#  > Servidores >  > Sistemas Operacionais >  >  Servidor Radius pra que serve???

## Giovani.couto

Olá galera gostaria de sanar algumas duvidas minhas e espero que possam me ajudar!

1) Quais as finalidades dele?
2) Qual vantagem posso ter com ele ?
3) Ouvi dizer que ele gera relatório como o sarg isso e verídico ?

Obrigado a todos !

----------


## alexandrecorrea

servidor radius eh um servidor de autenticação centralizado, vários hardwares e softweres tem suporte a autenticação via radius onde voce tera apenas um unico cadastro...

alguns exemplos de uso:

- autenticação de usuarios web
- autenticação de MAC ADDRES em access points wireless

----------


## Giovani.couto

Obrigado Alexandre !

Olha só eu tava achando que ele também serviria para fazer relatório de acessos dos clientes mas pelo jeito não dá !
minha estrutura ta com um mk em pppoe e um slackware fazendo squid só que não to conseguindo fazer a lista de ips chegar ate o squid ..já tentei Proxy parent mas não fica bom ....você tem alguma dica ?

----------


## alexandrecorrea

o radius gera uma tabela de registros com as conexoes.... bytes enviados/recebidos .. hora/data de conexao.. ip usado, mac utilizado... da pra gerar um relatorio com isso... tipo extrato de uso..

----------


## Giovani.couto

ok ! Mas fora isso não consigo saber quais saites foram acessados né ?
Teria como Mudar o tipo de registro no mikrotik para que possa ser gerado o relatorio de acessos por ip ?
ouvi falar do myauth sera que ele e bom para fazer autentição pppoe e gerar relatorio tipo o sarg ?

----------


## alexandrecorrea

sarg gera relatorios baseados nos acessos do squid.. mas pra provedor isso nao deve ser feito, entra na parte de privacidade do usuario...

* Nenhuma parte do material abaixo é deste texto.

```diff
@@ -797,12 +860,33 @@
         set_error("layer_update: x0_p / x0_q need 16-byte aligned row strides, x0_q needs xq_table");
         return SSS_EINVAL;
     }
+    return SSS_OK;
+}
+
+int layer_update(const LayerArgs& a, hipStream_t st) {
+    if (const int rc = check_layer_args(a)) return rc;
     const long total = a.Np + a.Nq;
     if (total == 0) return SSS_OK;
     const int lpr = lanes_for(a.h);
     const long per = 256 / lpr;
     SSS_LPR_SWITCH(lpr, hipLaunchKernelGGL(k_layer_update<L>, dim3((unsigned)((total + per - 1) / per)), dim3(256), 0, st, a));
     return check_launch("k_layer_update");
+}
+
+int layer_update_head(const LayerArgs& a, const HeadArgs& hd, hipStream_t st) {
+    if (const int rc = check_layer_args(a)) return rc;
+    if (hd.W <= 0 || hd.W % 32 || hd.KT <= 0 || hd.KT % 32 || hd.Dl <= 0 || hd.Dl > hd.KT || hd.M_ac <= 0 ||
+        hd.ld_np % 4 || hd.ld_np < hd.W || hd.ld_nq % 4 || hd.ld_nq < hd.W || hd.ldwp % 4 || hd.ldwp < hd.W || hd.ldwq % 4 ||
+        hd.ldwq < hd.W || hd.ld_t % 4 || hd.ld_t < hd.KT || hd.ld_wnc % 4 || hd.ld_wnc < hd.KT || hd.ld_ac < hd.M_ac) {
+        set_error("layer_update_head: need W %% 32 == 0, KT %% 32 == 0, Dl <= KT, 16-byte aligned row strides >= the row widths");
+        return SSS_EINVAL;
+    }
+    const long blocks = (a.Np + LT - 1) / LT + (a.Nq + LT - 1) / LT;
+    if (blocks == 0) return SSS_OK;
+    const int lpr = lanes_for(a.h);
+    const int lds = HEAD_TEAMS * 2 * LT * HEAD_KC * 4;
+    SSS_LPR_SWITCH(lpr, hipLaunchKernelGGL(k_layer_update_head<L>, dim3((unsigned)blocks), dim3(256 * HEAD_TEAMS), lds, st, a, hd));
+    return check_launch("k_layer_update_head");
 }
 
 int pool_expand_mean(const float* lin_p, const float* lin_q, long ld_lin, const int* src_row, const int* pos_id,
diff --git a/sessionsimilaritysearch_amd/csrc/kargs.h b/sessionsimilaritysearch_amd/csrc/kargs.h
--- a/sessionsimilaritysearch_amd/csrc/kargs.h
+++ b/sessionsimilaritysearch_amd/csrc/kargs.h
@@ -28,6 +28,13 @@
     const float* xq_table = nullptr; long ld_xq = 0; float* x0_q = nullptr; long ld_x0q = 0;
 };
 
+struct HeadArgs {
+    const float* node_p; long ld_np; const float* node_q; long ld_nq; int W;
+    const float* wp; long ldwp; const float* bp; const float* wq; long ldwq; const float* bq; int Dl;
+    float* T; long ld_t; int KT;
+    const float* wnc; long ld_wnc; float* AC; long ld_ac; int M_ac;
+};
+
 struct GraphOut {
     long* q_x; long* q_batch; int* q_pos;
     long* p_x; long* p_batch; long* p_cnt;
diff --git a/sessionsimilaritysearch_amd/encoder.py b/sessionsimilaritysearch_amd/encoder.py
--- a/sessionsimilaritysearch_amd/encoder.py
+++ b/sessionsimilaritysearch_amd/encoder.py
@@ -132,7 +132,7 @@
     _serials = itertools.count()
 
     def __init__(self, cfg: EncoderConfig, weights: dict, device=None, use_edge_weight: bool = False,
-                 debug_nan_checks: bool = False, fused: bool = True):
+                 debug_nan_checks: bool = False, fused: bool = True, fuse_head: bool = True):
         cfg.validate()
         self._serial = next(SessionEncoder._serials)
         if not torch.cuda.is_available():
@@ -148,6 +148,7 @@
         self.use_edge_weight = use_edge_weight
         self.debug_nan_checks = debug_nan_checks
         self.fused = fused
+        self.fuse_head = fuse_head
         self.training = False
         self._prepare(weights)
 
@@ -445,7 +446,8 @@
         return self._tabs or None
 
     def _fused_calls(self, pb, ws, gather):
-        key = "gather" if gather else "rows"
+        head = self.fuse_head and bool(self.layers)
+        key = ("gather" if gather else "rows") + ("+head" if head else "")
         if key in ws["calls"]:
             return ws["calls"][key]
         cfg = self.cfg
@@ -504,12 +506,21 @@
         pw, pt = self.pool, self.pool_tab
         Dl = D - P
         T, AC = ws["T"], ws["AC"]
-        pp, pq = prob(NP, pw["wp"], pw["bp"], T[:pb.Np], pb.Np, Dl), prob(NQ, pw["wq"], pw["bq"], T[pb.Np:], pb.Nq, Dl)
-        pp.act = pq.act = 2
-        arr = (P_ * 2)(pp, pq)
-        steps.append(("lin", arr, 2, W))
-        arr2 = (P_ * 1)(prob(T, pt["wnc"], None, AC, pb.Np + pb.Nq, 2 * D))
-        steps.append(("lin", arr2, 1, pt["KT"]))
+        if head:
+            _, la = steps.pop()
+            ha = _lib.HeadArgs(node_p=NP.data_ptr(), ld_np=NP.stride(0), node_q=NQ.data_ptr(), ld_nq=NQ.stride(0), node_width=W,
+                               wp=pw["wp"].data_ptr(), ld_wp=pw["wp"].stride(0), bp=pw["bp"].data_ptr(),
+                               wq=pw["wq"].data_ptr(), ld_wq=pw["wq"].stride(0), bq=pw["bq"].data_ptr(), d_lin=Dl,
+                               t=T.data_ptr(), ld_t=T.stride(0), kt=pt["KT"], wnc=pt["wnc"].data_ptr(),
+                               ld_wnc=pt["wnc"].stride(0), ac=AC.data_ptr(), ld_ac=AC.stride(0), m_ac=2 * D)
+            steps.append(("head", la, ha))
+        else:
+            pp, pq = prob(NP, pw["wp"], pw["bp"], T[:pb.Np], pb.Np, Dl), prob(NQ, pw["wq"], pw["bq"], T[pb.Np:], pb.Nq, Dl)
+            pp.act = pq.act = 2
+            arr = (P_ * 2)(pp, pq)
+            steps.append(("lin", arr, 2, W))
+            arr2 = (P_ * 1)(prob(T, pt["wnc"], None, AC, pb.Np + pb.Nq, 2 * D))
+            steps.append(("lin", arr2, 1, pt["KT"]))
         ws["calls"][key] = steps
         return steps
 
@@ -534,8 +545,10 @@
         for step in self._fused_calls(pb, ws, gather):
             if step[0] == "lin":
                 _lib.check(L.sss_linear_grouped(step[1], step[2], step[3], st), "sss_linear_grouped")
+            elif step[0] == "layer":
+                _lib.check(L.sss_hetero_layer_update(ctypes.byref(step[1]), st), "sss_hetero_layer_update")
             else:
-                _lib.check(L.sss_hetero_layer_update(ctypes.byref(step[1]), st), "sss_hetero_layer_update")
+                _lib.check(L.sss_layer_update_head(ctypes.byref(step[1]), ctypes.byref(step[2]), st), "sss_layer_update_head")
         out = torch.empty((pb.B, D), dtype=torch.float32, device=dev)
         pt, T, AC = self.pool_tab, ws["T"], ws["AC"]
         rc = L.sss_pool_attention_tab(T.data_ptr(), T.stride(0), AC.data_ptr(), AC.stride(0), pt["tanhpos"].data_ptr(),
```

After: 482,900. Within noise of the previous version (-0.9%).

o radius na tabela de accouting, voce pode filtrar por ip, por usuario ou mac.. ou qualquer outro campo que tenha..

----------


## Giovani.couto

Sei que e errado mas ....



Digamos que eu tenha um pedófolo na rede e a federal venha bater na minha porta como vou identificar o meliante?

----------


## alexandrecorrea

ele vai ter a data de acesso e o ip.. ai vc pesquisa no radius..  :Smile: 

nao existe lei que me obrigue a gravar o que os usuarios acessaram, esta em julgamento.. ta naquela .. vai num vai..
mas tendo o ip gravado que eh o comum de se fazer da pra saber...

----------


## Giovani.couto

ok ok ... deixa eu ver se entendi o radius vai criar uma lista de ip´s que o usuario acessou ? e vai junto a hora e a data ?

Alexandre voce usa radius ?

----------


## Giovani.couto

Ontem a noite tentei configurar o freeradius 1.1.7 num slack11 e nao consegui sair da parte de criar a tabela (estava usando o tutorial do vivalinux onde ensina a instalar usando o slack 10 freeradius 1.0.1 e mais alguma coisa que nao to lembrado ) então como não consegui, baixei os 4 cds do slack 10 e vou tentar denovo derrepente funcione pois pelo que percebi o o problema tava na versão do mysql ...pois o comando não existia.......
resumindo não manjo nada de radius por isso tantas perguntas pra ver se se enquadra no meu caso.
mas to tentando fazer a coisa fucionar .

Não querendo ser chato mas voce terial algum material pra me dar uma mão ?

----------


## Giovani.couto

Sabe se o radius captura a pagina inicial do cliente ?

----------


## alexandrecorrea

radius eh somente autenticador.. essa captura voce precisa fazer no gateway com regas etc etc...

----------


## Giovani.couto

Ok obrigadão por inquanto vou tentar implementar o radius e ver como fica !!!

----------